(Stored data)
=======

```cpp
int fk_tournament_run_columns(fk_ctx *c, const fk_strategy *strategies, int32_t S, int32_t k, uint64_t root_seed, uint64_t shuffle_begin,
                              uint64_t shuffle_end, uint32_t shuffles_per_batch, int32_t target_score, int32_t max_rounds,
// ... 484 lines not shown
    if (lag && lag->m_digest) {
        if ((rc = ensure(c, c->m_ids, sizeof(int32_t) * (size_t)S))) return rc;
        if ((rc = ensure(c, c->m_dig, (size_t)chunk_sh * gps * 8))) return rc;
        if ((rc = ensure(c, c->m_seat, (size_t)chunk_sh * gps * 2 * (size_t)k))) return rc;
        if ((rc = ensure(c, c->m_rnd, (size_t)chunk_sh * gps * 2))) return rc;
        HIPCHK(c, hipMemcpyAsync(c->m_ids.p, lag->ids, sizeof(int32_t) * (size_t)S, hipMemcpyHostToDevice, c->stream));
    }

    const uint32_t g_rb = gst ? gst->rounds_bins : 0u, g_mb = gst ? gst->margin_bins : 0u;
    const uint32_t g_wr = c->game_stats_window > 0 ? (uint32_t)std::min<int64_t>(g_rb, c->game_stats_window) : g_rb;
    const uint32_t g_wm = c->game_stats_window > 0 ? (uint32_t)std::min<int64_t>(g_mb, c->game_stats_window) : g_mb;
    const size_t g_sc = 0, g_sr = g_sc + (size_t)S * fkg::N_COUNTS, g_sru = g_sr + (size_t)S * g_rb, g_ssp = g_sru + (size_t)S * g_mb,
                 g_gc = g_ssp + (size_t)S * g_mb, g_gr = g_gc + fkg::N_COUNTS, g_gru = g_gr + g_rb, g_cnt = g_gru + g_mb, g_u64 = g_cnt + 1;
    fkg::Spill g_spill{};
    if (gst) {
        if ((rc = ensure(c, c->g_rec, (size_t)chunk_sh * gps * 16))) return rc;
        if ((rc = ensure(c, c->g_out, g_u64 * 8 + (size_t)std::max<int64_t>(gst->spill_capacity, 1) * 12))) return rc;
        HIPCHK(c, hipMemsetAsync(c->g_out.p, 0, g_u64 * 8, c->stream));
        g_spill.count = static_cast<unsigned long long *>(c->g_out.p) + g_cnt;
        g_spill.entries = reinterpret_cast<int32_t *>(static_cast<unsigned long long *>(c->g_out.p) + g_u64);
        g_spill.cap = (uint64_t)gst->spill_capacity;
    }

    const uint32_t slots = (uint32_t)std::max<size_t>(1, std::min<size_t>(PERM_BLOCK, LDS_LIMIT / ((size_t)S * 2)));
    const uint32_t state_dw = (plan.gs || want_state) ? STATE_DW : 4u;
    auto describe = [&](uint64_t first_shuffle, uint32_t count, uint32_t dw) {
        ChunkDesc d;
        d.epoch = c->table_epoch;
        d.root = root_seed;
        d.sh0 = first_shuffle;
        d.n_sh = count;
        d.S = (uint32_t)S;
        d.k = (uint32_t)k;
        d.state_dw = dw;
        d.sched = c->longest_first ? 1u : 0u;
        d.slots = slots;
        return d;
    };
    const bool hinted = c->hint_valid && c->hint_end > c->hint_begin;
    const uint64_t hint_begin = c->hint_begin, hint_end = c->hint_end;
    const uint32_t hint_dw = (plan.gs || c->hint_state) ? STATE_DW : 4u;
    c->hint_valid = false;

    std::vector<uint16_t> perm_host;
    bool deferred = false;
    int64_t deferred_base = 0;
    for (uint64_t done = 0; done < n_sh_total; done += chunk_sh) {
        const uint32_t n_sh = (uint32_t)std::min<uint64_t>(chunk_sh, n_sh_total - done);
        const uint64_t sh0 = shuffle_begin + done;
        const uint32_t n_games = n_sh * gps;
        const uint32_t perm_blocks = (n_sh + slots - 1u) / slots;

        const ChunkDesc d = describe(sh0, n_sh, state_dw);
        int ready_set = -1;
        for (int si : {c->cur ^ 1, c->cur})
            if (c->sets[si].prepared && c->sets[si].desc == d) ready_set = si;
        bool wait_ready = false;
        if (ready_set >= 0) {
            c->cur = ready_set;
            wait_ready = true;
        } else {
            if (c->sets[c->cur].prepared) c->cur ^= 1;
            rc = prep_tournament_chunk(c, c->cur, c->stream, d, CSET(c).sa);
            if (rc) return rc;
        }
        CSET(c).prepared = false;
        const SeedArgs sa = CSET(c).sa;
        if (perms) {
            if (wait_ready) HIPCHK(c, hipStreamWaitEvent(c->stream, CSET(c).ready, 0));
            wait_ready = false;
            perm_host.resize((size_t)perm_blocks * S * slots);
            HIPCHK(c, hipMemcpyAsync(perm_host.data(), CSET(c).perm.p, perm_host.size() * 2, hipMemcpyDeviceToHost, c->stream));
            HIPCHK(c, hipStreamSynchronize(c->stream));
            for (uint32_t s = 0; s < n_sh; ++s)
                for (int32_t i = 0; i < S; ++i)
                    perms[(size_t)(done + s) * S + i] = perm_host[((size_t)(s / slots) * S + i) * slots + s % slots];
// ... 46 lines not shown
        pa.lds_tables = static_cast<const uint8_t *>(c->lds_tables.p);

        HIPCHK(c, hipEventRecord(c->main_idle, c->stream));
        if (c->pipeline) {
            ChunkDesc next{};
            bool have_next = false;
            if (done + chunk_sh < n_sh_total) {
                next = describe(sh0 + n_sh, (uint32_t)std::min<uint64_t>(chunk_sh, n_sh_total - done - chunk_sh), state_dw);
                have_next = true;
            } else if (hinted) {
                next = describe(hint_begin, (uint32_t)std::min<uint64_t>(chunk_sh, hint_end - hint_begin), hint_dw);
                have_next = true;
            }
            if (have_next) {
                rc = prep_tournament_chunk(c, c->cur ^ 1, c->prep_stream, next, c->sets[c->cur ^ 1].sa);
                if (rc) return rc;
            }
        }
        if (wait_ready) HIPCHK(c, hipStreamWaitEvent(c->stream, c->sets[c->cur].ready, 0));
        rc = launch_play_stage(c, sa, pa, plan, want_state, want_recs, want_recs);
        if (rc) return rc;
        const bool defer_check = done + chunk_sh >= n_sh_total && !rows && c->err_host;
        if (defer_check) {
            HIPCHK(c, hipMemcpyAsync(c->err_host, pa.err, 2 * sizeof(int32_t), hipMemcpyDeviceToHost, c->stream));
            deferred = true;
            deferred_base = (int64_t)done * gps;
        } else {
            rc = finish_play(c, pa, (int64_t)done * gps, "tournament");
            if (rc) return rc;
        }
        const bool scheduled = c->longest_first != 0;
        if (want_state && scheduled) {
            rc = ensure(c, c->inv, (size_t)n_games * 4);
            if (rc) return rc;
            hipLaunchKernelGGL(fk_invert_sched_kernel, dim3((n_games + 255u) / 256u), dim3(256), 0, c->stream,
                               static_cast<const uint32_t *>(CSET(c).order.p), n_games, static_cast<uint32_t *>(c->inv.p));
        }
        if (seat_stats || gst) {
            rc = ensure(c, CSET(c).draws, (size_t)perm_blocks * S * slots * 2);
            if (rc) return rc;
            const uint32_t cells = perm_blocks * (uint32_t)S * slots;
            hipLaunchKernelGGL(fk_invert_perm_kernel, dim3((cells + 255u) / 256u), dim3(256), 0, c->stream,
                               static_cast<const uint16_t *>(CSET(c).perm.p), (uint32_t)S, slots, n_sh, static_cast<uint16_t *>(CSET(c).draws.p));
        }
        if (gst) {
            unsigned long long *o = static_cast<unsigned long long *>(c->g_out.p);
            const uint32_t rec_grid = std::max<uint32_t>(1u, std::min<uint32_t>((n_games + 255u) / 256u, 2048u));
// ... 111 lines not shown
                                   static_cast<const uint32_t *>(CSET(c).state.p), static_cast<const uint32_t *>(c->recs.p),
                                   scheduled ? static_cast<const uint32_t *>(c->inv.p) : nullptr, n_games, gps, n_sh, (uint32_t)k, 1u,
                                   static_cast<const int32_t *>(c->ids.p), static_cast<uint8_t *>(row_buf.p), rows_per_shuffle);
                HIPCHK(c, hipGetLastError());
            } else {
                rc = rows_pass(c, sa, scheduled, n_games, gps, n_sh, true, static_cast<uint8_t *>(row_buf.p));
                if (rc) return rc;
            }
            HIPCHK(c, hipEventRecord(c->ev_rows[rb], c->stream));
            HIPCHK(c, hipStreamWaitEvent(c->copy_stream, c->ev_rows[rb], 0));
            HIPCHK(c, hipMemcpyAsync(static_cast<uint8_t *>(rows) + (size_t)done * rows_per_shuffle, row_buf.p,
                                     (size_t)n_sh * rows_per_shuffle, hipMemcpyDeviceToHost, c->copy_stream));
            HIPCHK(c, hipEventRecord(c->ev_copy[rb], c->copy_stream));
        }
    }
    if (rows && c->rows_async) {
        c->last_rows_event = (int32_t)(c->rows_calls % FK_ROWS_EVENTS);
        HIPCHK(c, hipEventRecord(c->ev_call_copy[c->last_rows_event], c->copy_stream));
        ++c->rows_calls;
    } else if (rows) {
        HIPCHK(c, hipStreamSynchronize(c->copy_stream));
    }
    const uint32_t n_rows = (uint32_t)(n_batches * (uint64_t)S);
    hipLaunchKernelGGL(fk_finalize_tally, dim3((n_rows + 255u) / 256u), dim3(256), 0, c->stream,
                       static_cast<unsigned long long *>(c->tally.p), n_rows, (uint32_t)S, shuffles_per_batch, n_sh_total, 1u);
    HIPCHK(c, hipGetLastError());
    c->last_tally_bytes = tally_bytes;
    HIPCHK(c, hipEventRecord(t1, c->stream));
    const size_t game_seed_bytes = c->want_game_seeds ? (size_t)n_sh_total * gps * 4 : 0, shuffle_seed_bytes = c->want_shuffle_seeds ? (size_t)n_sh_total * 4 : 0;
    reserve_mail(c, tally_bytes + game_seed_bytes + shuffle_seed_bytes + 256);
    rc = post_d2h(c, tally, c->tally.p, tally_bytes);
    if (rc) return rc;
    if (game_seed_bytes + shuffle_seed_bytes) {
        const size_t shuffle_at = (game_seed_bytes + 255u) & ~(size_t)255u;
        rc = ensure(c, c->dbg[5], shuffle_at + shuffle_seed_bytes);
        if (rc) return rc;
        uint8_t *d_seeds = static_cast<uint8_t *>(c->dbg[5].p);
        if (game_seed_bytes) {
            const size_t n = (size_t)n_sh_total * gps;
            hipLaunchKernelGGL(fk_game_seed_kernel, dim3((unsigned)((n + 255) / 256)), dim3(256), 0, c->stream, seed_prefix(102u , root_seed, (uint64_t)k),
                               shuffle_begin, (uint32_t)n_sh_total, gps, reinterpret_cast<uint32_t *>(d_seeds));
            HIPCHK(c, hipGetLastError());
            rc = post_d2h(c, c->want_game_seeds, d_seeds, game_seed_bytes);
            if (rc) return rc;
        }
        if (shuffle_seed_bytes) {
            hipLaunchKernelGGL(fk_game_seed_kernel, dim3((unsigned)((n_sh_total + 255) / 256)), dim3(256), 0, c->stream, seed_prefix(100u , root_seed, (uint64_t)k),
                               shuffle_begin, (uint32_t)n_sh_total, 1u, reinterpret_cast<uint32_t *>(d_seeds + shuffle_at));
            HIPCHK(c, hipGetLastError());
            rc = post_d2h(c, c->want_shuffle_seeds, d_seeds + shuffle_at, shuffle_seed_bytes);
            if (rc) return rc;
        }
    }
    if (seat_stats) HIPCHK(c, hipMemcpyAsync(seat_stats, c->stats.p, stats_bytes, hipMemcpyDeviceToHost, c->stream));
    if (seat_ratios) HIPCHK(c, hipMemcpyAsync(seat_ratios, c->ratios.p, ratio_bytes, hipMemcpyDeviceToHost, c->stream));
// ... 860 lines not shown
```

### farkle_ii_amd/csrc/fk_kernels.h

```cpp
#pragma once

#include "../../include/farkle_hip.h"
#include "fk_device.h"

#include <hip/hip_runtime.h>

using namespace fk;

namespace {

constexpr uint32_t HC_AFTER_6_WORDS = ss_hc(24);
constexpr uint32_t HC_AFTER_12_WORDS = ss_hc(48);
constexpr uint32_t HC_AFTER_14_WORDS = ss_hc(56);

enum : uint32_t { MODE_PERM = 0, MODE_LIST = 1, MODE_BLOCKS = 2 };

enum : uint32_t {
    F_LO0 = 0, F_LO1, F_HI0, F_HI1, F_INC_LO0, F_INC_LO1, F_INC_HI0, F_INC_HI1,
    F_BUF, F_SCORE, F_CA, F_CB, F_CC, F_CD, F_CE, F_SPX, F_SPY, NF
};
constexpr uint32_t CE_HAS_SCORED = 1u << 16, CE_HAS_BUF = 1u << 17;
constexpr uint32_t CE_IDX_SHIFT = 18;
constexpr uint32_t LEAN_DW = 10;
constexpr int32_t LEAN_MAX_TARGET50 = 64000;
// ... 442 lines not shown
    __shared__ uint32_t cnt[SCHED_CLASSES];
    if (threadIdx.x < SCHED_CLASSES) cnt[threadIdx.x] = 0u;
    __syncthreads();
    for (uint32_t base = blockIdx.x * blockDim.x; base < n_games; base += gridDim.x * blockDim.x) {
        const uint32_t t = base + threadIdx.x;
        uint32_t cls = SCHED_CLASSES;
        if (t < n_games) {
            if (game_block) {
                cls = schedule_class_block(patience, game_block[t]);
            } else {
                const uint32_t g_local = t / n_sh, sh_local = t - g_local * n_sh;
                cls = schedule_class(perm_T, perm_slots, S, k, patience, sh_local, g_local);
            }
        }
        for (uint32_t cidx = 0; cidx < SCHED_CLASSES; ++cidx) {
            const uint64_t m = __ballot(cls == cidx);
            if (m && lane_id() == 0u) atomicAdd(&cnt[cidx], (uint32_t)__popcll(m));
        }
    }
    __syncthreads();
    if (threadIdx.x < SCHED_CLASSES && cnt[threadIdx.x]) atomicAdd(&class_ctr[threadIdx.x], cnt[threadIdx.x]);
}

__global__ __launch_bounds__(SEED_BLOCK) void fk_seed_kernel(SeedArgs a) {
    __shared__ uint32_t wave_cnt[SCHED_CLASSES][SEED_BLOCK / 64];
    __shared__ uint32_t block_base[SCHED_CLASSES];
    const uint32_t t = blockIdx.x * blockDim.x + threadIdx.x;
    const bool valid = t < a.n_games;
    uint32_t id = t, sh_local = 0, g_local = t;
    if (a.perm_T) {
        g_local = t / a.n_sh;
        sh_local = t - g_local * a.n_sh;
        id = sh_local * a.gps + g_local;
    } else if (a.gps) {
        sh_local = t / a.gps;
        g_local = t - sh_local * a.gps;
    }
    uint32_t slot = t;
    if (a.sched) {
        uint32_t cls = SCHED_CLASSES;
        if (valid) cls = a.blocks ? schedule_class_block(a.patience, a.game_row[t])
                                  : schedule_class(a.perm_T, a.perm_slots, a.S, a.k, a.patience, sh_local, g_local);
        const uint32_t wave = threadIdx.x >> 6;
        uint64_t mine_m = 0;
        for (uint32_t cidx = 0; cidx < SCHED_CLASSES; ++cidx) {
            const uint64_t m = __ballot(cls == cidx);
// ... 83 lines not shown
        const size_t rec = (size_t)p_slot * a.k + s;
        uint4 *dst = reinterpret_cast<uint4 *>(a.state + rec * a.state_dw);
        dst[0] = make_uint4((uint32_t)r.lo, (uint32_t)(r.lo >> 32), (uint32_t)r.hi, (uint32_t)(r.hi >> 32));
        if (a.state_dw == STATE_DW) {
            uint32_t idx = s;
            if (a.perm_T) idx = perm_at(a.perm_T, a.S, a.perm_slots, p_sh, p_g * a.k + s);
            else if (a.seat_strategy) idx = (uint32_t)a.seat_strategy[(size_t)p_id * a.k + s];
            else if (a.blocks) idx = 2u * a.blocks[p_blk].row + s;
            dst[1] = make_uint4(0u, 0u, 0u, 0u);
            dst[2] = make_uint4(0u, 0u, 0u, idx);
        } else if (a.seat_idx && a.perm_T) {
            a.seat_idx[rec] = perm_at(a.perm_T, a.S, a.perm_slots, p_sh, p_g * a.k + s);
        }
        a.inc[rec] = make_uint4((uint32_t)r.inc_lo, (uint32_t)(r.inc_lo >> 32), (uint32_t)r.inc_hi, (uint32_t)(r.inc_hi >> 32));
    }
}

__global__ void fk_add_i64_kernel(unsigned long long *acc, const unsigned long long *src, size_t n) {
    const size_t i = (size_t)blockIdx.x * blockDim.x + threadIdx.x;
    if (i < n) acc[i] += src[i];
}

__global__ void fk_finalize_tally(unsigned long long *tally, uint32_t n_rows, uint32_t S, uint32_t spb, uint64_t n_sh_total,
                                  uint32_t derive_completed) {
    const uint32_t i = blockIdx.x * blockDim.x + threadIdx.x;
    if (i >= n_rows) return;
    unsigned long long *t = tally + (size_t)i * FK_TALLY_COLS;
    if (derive_completed) {
        const uint64_t batch = i / S, first = batch * spb;
        const uint64_t in_batch = first + spb <= n_sh_total ? spb : n_sh_total - first;
        t[1] = in_batch;
        t[2] = in_batch - t[3];
    } else {
        t[1] = t[2] + t[3];
    }
}

template <int BLOCK, bool LEAN, int WPE, uint32_t MIXED, bool GS, bool BLK = false, int KC = 0>
__global__ __launch_bounds__(BLOCK) __attribute__((amdgpu_waves_per_eu(WPE))) void fk_play_kernel(PlayArgs a) {
    static_assert(!GS || LEAN, "state-store instances stage the lean record");
    static_assert(!BLK || (LEAN && !GS), "block-index instances use lean LDS records");
    extern __shared__ __attribute__((aligned(16))) uint32_t lds[];
    const uint32_t tid = threadIdx.x;
    const uint32_t K = KC ? (uint32_t)KC : a.k;
    constexpr uint32_t NFIELDS = LEAN ? LEAN_DW : (uint32_t)NF;
    unsigned long long *tl = reinterpret_cast<unsigned long long *>(lds + NFIELDS * (GS ? 1u : K) * BLOCK);
    uint32_t *lane_block = lds + NFIELDS * (GS ? 1u : K) * BLOCK + tid;
    clock_stamp(a.clk, 0u);

    if (a.use_lds_tally) {
        for (uint32_t i = tid; i < a.S * LT_COLS; i += BLOCK) tl[i] = 0ull;
        __syncthreads();
    }

    enum : uint32_t { ST_FRESH = 0, ST_ACTIVE = 1, ST_ENDED = 2, ST_DONE = 3 };
    uint32_t st = ST_FRESH;
    uint32_t pool_next = 0, pool_end = 0, exhausted = 0;

// ... 1011 lines not shown
```

Before: 1.109 billion games/s.

## Add small-grid perm kernel with fused class counting and merged tally tail

For small strategy grids, a new perm kernel runs one shuffle per thread in an interleaved LDS layout, sized to the launch. When longest-first scheduling is on, it also counts schedule classes, so the separate class-count kernel and memset in the seed stage are skipped. The finalize-tally kernel now writes the tally and the error words straight into pinned host mail, which replaces separate D2H copies at the tail. The costs are an extra code path with new slot-sizing heuristics and device writes into host memory.

```diff
diff --git a/farkle_ii_amd/csrc/farkle_hip.hip b/farkle_ii_amd/csrc/farkle_hip.hip
--- a/farkle_ii_amd/csrc/farkle_hip.hip
+++ b/farkle_ii_amd/csrc/farkle_hip.hip
@@ -62,6 +62,16 @@
     int64_t *spill_count;
     int32_t *spill;
 };
+
+#ifndef FK_DEFAULT_PERM_SMALL_LAYOUT
+#define FK_DEFAULT_PERM_SMALL_LAYOUT 1
+#endif
+#ifndef FK_DEFAULT_FUSED_CLASS_COUNT
+#define FK_DEFAULT_FUSED_CLASS_COUNT 1
+#endif
+#ifndef FK_DEFAULT_MERGED_TAIL
+#define FK_DEFAULT_MERGED_TAIL 1
+#endif
 
 struct fk_ctx {
     int device = 0;
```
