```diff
@@ -567,10 +658,17 @@
                 __syncthreads();
                 SPAN_END(14, t_b);
                 const int usf = g_pm_ovl.flag[1], okff = g_pm_ovl.flag[2];
+                const int cvf = g_pm_ovl.flag[4], mdf = g_pm_ovl.flag[5];
+                const double mun = g_pm_ovl.mu_new;
                 P11[0] = g_pm_ovl.fc[0][lane]; P12[0] = g_pm_ovl.fc[1][lane]; P22[0] = g_pm_ovl.fc[2][lane];
                 W1[0] = g_pm_ovl.fc[3][lane]; W2[0] = g_pm_ovl.fc[4][lane]; iQs[0] = g_pm_ovl.fc[5][lane];
                 const bool us = __builtin_amdgcn_readfirstlane(usf) != 0;
                 const bool okf = __builtin_amdgcn_readfirstlane(okff) != 0;
+                if (__builtin_amdgcn_readfirstlane(cvf)) { status = 0; break; }
+                mu = wave_uniform(mun);
+                if (__builtin_amdgcn_readfirstlane(mdf)) { nfilt = 0; in_soft = 0; }
+                tau = fmax(0.99, 1.0 - mu);
+                rt[0] = uon ? fma(r2, th[0], mu * (isu[0] - isl[0])) : 0.0;
                 if (PM_EXPECT(us && okf, 1)) {
                     STAMP_ADD(11, 1);
                     ok = true; attempt = 1;
@@ -962,6 +1060,8 @@
                     g_pm_ovl.pt[0][lane] = thc; g_pm_ovl.pt[1][lane] = sn_pre;
                     g_pm_ovl.pt[2][lane] = fma(alpha, dlp[0], lp[0]); g_pm_ovl.pt[3][lane] = fma(alpha, dlv[0], lv[0]);
                     g_pm_ovl.pt[4][lane] = uon ? zln : 0.0; g_pm_ovl.pt[5][lane] = uon ? zun : 0.0;
+                    g_pm_ovl.pt[6][lane] = fma(alpha, dp[0], p[0]); g_pm_ovl.pt[7][lane] = fma(alpha, dv[0], v[0]);
+                    g_pm_ovl.pt[8][lane] = fma(alpha, dz[0], zz[0]); g_pm_ovl.pt[9][lane] = mu;
                     __syncthreads();
                     __builtin_amdgcn_sched_barrier(0);
                 }
@@ -1112,14 +1212,18 @@
             }
         }
         if constexpr (OVL) {
+            p[0] = fma(alpha, dp[0], p[0]); v[0] = fma(alpha, dv[0], v[0]);
+            zz[0] = fma(alpha, dz[0], zz[0]);
             if (PM_EXPECT(!hit, 0)) publish();
         }
 #pragma unroll
         for (int j = 0; j < NAX; ++j) {
             g1[j] = g1t[j]; g2[j] = g2t[j]; gz[j] = gzt[j];
             if constexpr (OVL) lgc[j] = lgt[j];
-            p[j] = fma(alpha, dp[j], p[j]); v[j] = fma(alpha, dv[j], v[j]);
-            zz[j] = fma(alpha, dz[j], zz[j]);
+            if constexpr (!OVL) {
+                p[j] = fma(alpha, dp[j], p[j]); v[j] = fma(alpha, dv[j], v[j]);
+                zz[j] = fma(alpha, dz[j], zz[j]);
+            }
         }
         theta = th_t;
         STAMP(7);
@@ -1129,6 +1233,7 @@
         __syncthreads();
 #ifdef DART_STAMPS
         t_acc_[13] = (unsigned)__builtin_amdgcn_readfirstlane(g_pm_ovl.flag[3]);
+        t_acc_[17] = (unsigned)__builtin_amdgcn_readfirstlane(g_pm_ovl.flag[6]);
 #endif
     }
 
@@ -1222,7 +1327,7 @@
 
 template <int NAX, bool QSCAN, bool ONEROW = false, bool SHORT2 = false, bool RED = false, bool OCC2 = false,
           bool FUSE = false, bool OVL = false>
-__global__ __launch_bounds__(kWave * kWaves * (OVL ? 2 : 1)) __attribute__((amdgpu_waves_per_eu(OCC2 ? 2 : ((QSCAN || NAX == 2) ? 1 : 2))))
+__global__ __launch_bounds__(kWave * kWaves * (OVL ? 3 : 1)) __attribute__((amdgpu_waves_per_eu(OCC2 ? 2 : ((QSCAN || NAX == 2) ? 1 : 2))))
 void pmpc_ipm_kernel(PmpcArgs a) {
     if (blockIdx.x % a.pack) return;
     const int b = blockIdx.x / a.pack;
@@ -1332,7 +1437,7 @@
 }
 #ifdef DART_STAMPS
 extern "C" hipError_t dartmpc_read_stamps_seq(unsigned long long* host_out) {
-    return hipMemcpyFromSymbol(host_out, HIP_SYMBOL(dartmpc::g_stamp_seq), sizeof(unsigned long long) * 16, 0,
+    return hipMemcpyFromSymbol(host_out, HIP_SYMBOL(dartmpc::g_stamp_seq), sizeof(unsigned long long) * 32, 0,
                                hipMemcpyDeviceToHost);
 }
 #endif
@@ -1394,17 +1499,17 @@
     const bool fuse = a.resto == 3;
     const bool ovl = a.pack == 8 && !a.reduced && !occ2 && a.N >= 16 && a.N <= 31 && a.B <= qscan_max_b &&
                      dartmpc::pmpc_overlap_enabled();
-    const dim3 block2(2 * dartmpc::kWave);
+    const dim3 block3(3 * dartmpc::kWave);
     if (ovl && a.N <= 23) {
         if (fuse)
-            hipLaunchKernelGGL((dartmpc::pmpc_ipm_kernel<1, true, false, true, false, false, true, true>), grid, block2, 0, stream, a);
+            hipLaunchKernelGGL((dartmpc::pmpc_ipm_kernel<1, true, false, true, false, false, true, true>), grid, block3, 0, stream, a);
         else
-            hipLaunchKernelGGL((dartmpc::pmpc_ipm_kernel<1, true, false, true, false, false, false, true>), grid, block2, 0, stream, a);
+            hipLaunchKernelGGL((dartmpc::pmpc_ipm_kernel<1, true, false, true, false, false, false, true>), grid, block3, 0, stream, a);
     } else if (ovl) {
         if (fuse)
-            hipLaunchKernelGGL((dartmpc::pmpc_ipm_kernel<1, true, false, false, false, false, true, true>), grid, block2, 0, stream, a);
+            hipLaunchKernelGGL((dartmpc::pmpc_ipm_kernel<1, true, false, false, false, false, true, true>), grid, block3, 0, stream, a);
         else
-            hipLaunchKernelGGL((dartmpc::pmpc_ipm_kernel<1, true, false, false, false, false, false, true>), grid, block2, 0, stream, a);
+            hipLaunchKernelGGL((dartmpc::pmpc_ipm_kernel<1, true, false, false, false, false, false, true>), grid, block3, 0, stream, a);
     } else if (a.N <= 23 && occ2) {
         hipLaunchKernelGGL((dartmpc::pmpc_ipm_kernel<1, true, false, true, false, true>), grid, dim3(dartmpc::kWave), 0, stream, a);
     } else if (a.N <= 15 && a.B <= qscan_max_b) {
@@ -1444,7 +1549,7 @@
 
 #ifdef DART_STAMPS
 extern "C" hipError_t dartmpc_read_stamps(unsigned long long* host_out) {
-    return hipMemcpyFromSymbol(host_out, HIP_SYMBOL(dartmpc::g_stamp), sizeof(unsigned long long) * 16, 0,
+    return hipMemcpyFromSymbol(host_out, HIP_SYMBOL(dartmpc::g_stamp), sizeof(unsigned long long) * 32, 0,
                                hipMemcpyDeviceToHost);
 }
 #endif
```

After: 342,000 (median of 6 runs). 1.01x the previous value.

=======

Count lines, not occurrences. State how many lines of the entries contain the word "CSET", and add nothing.

__Solution to this task__
9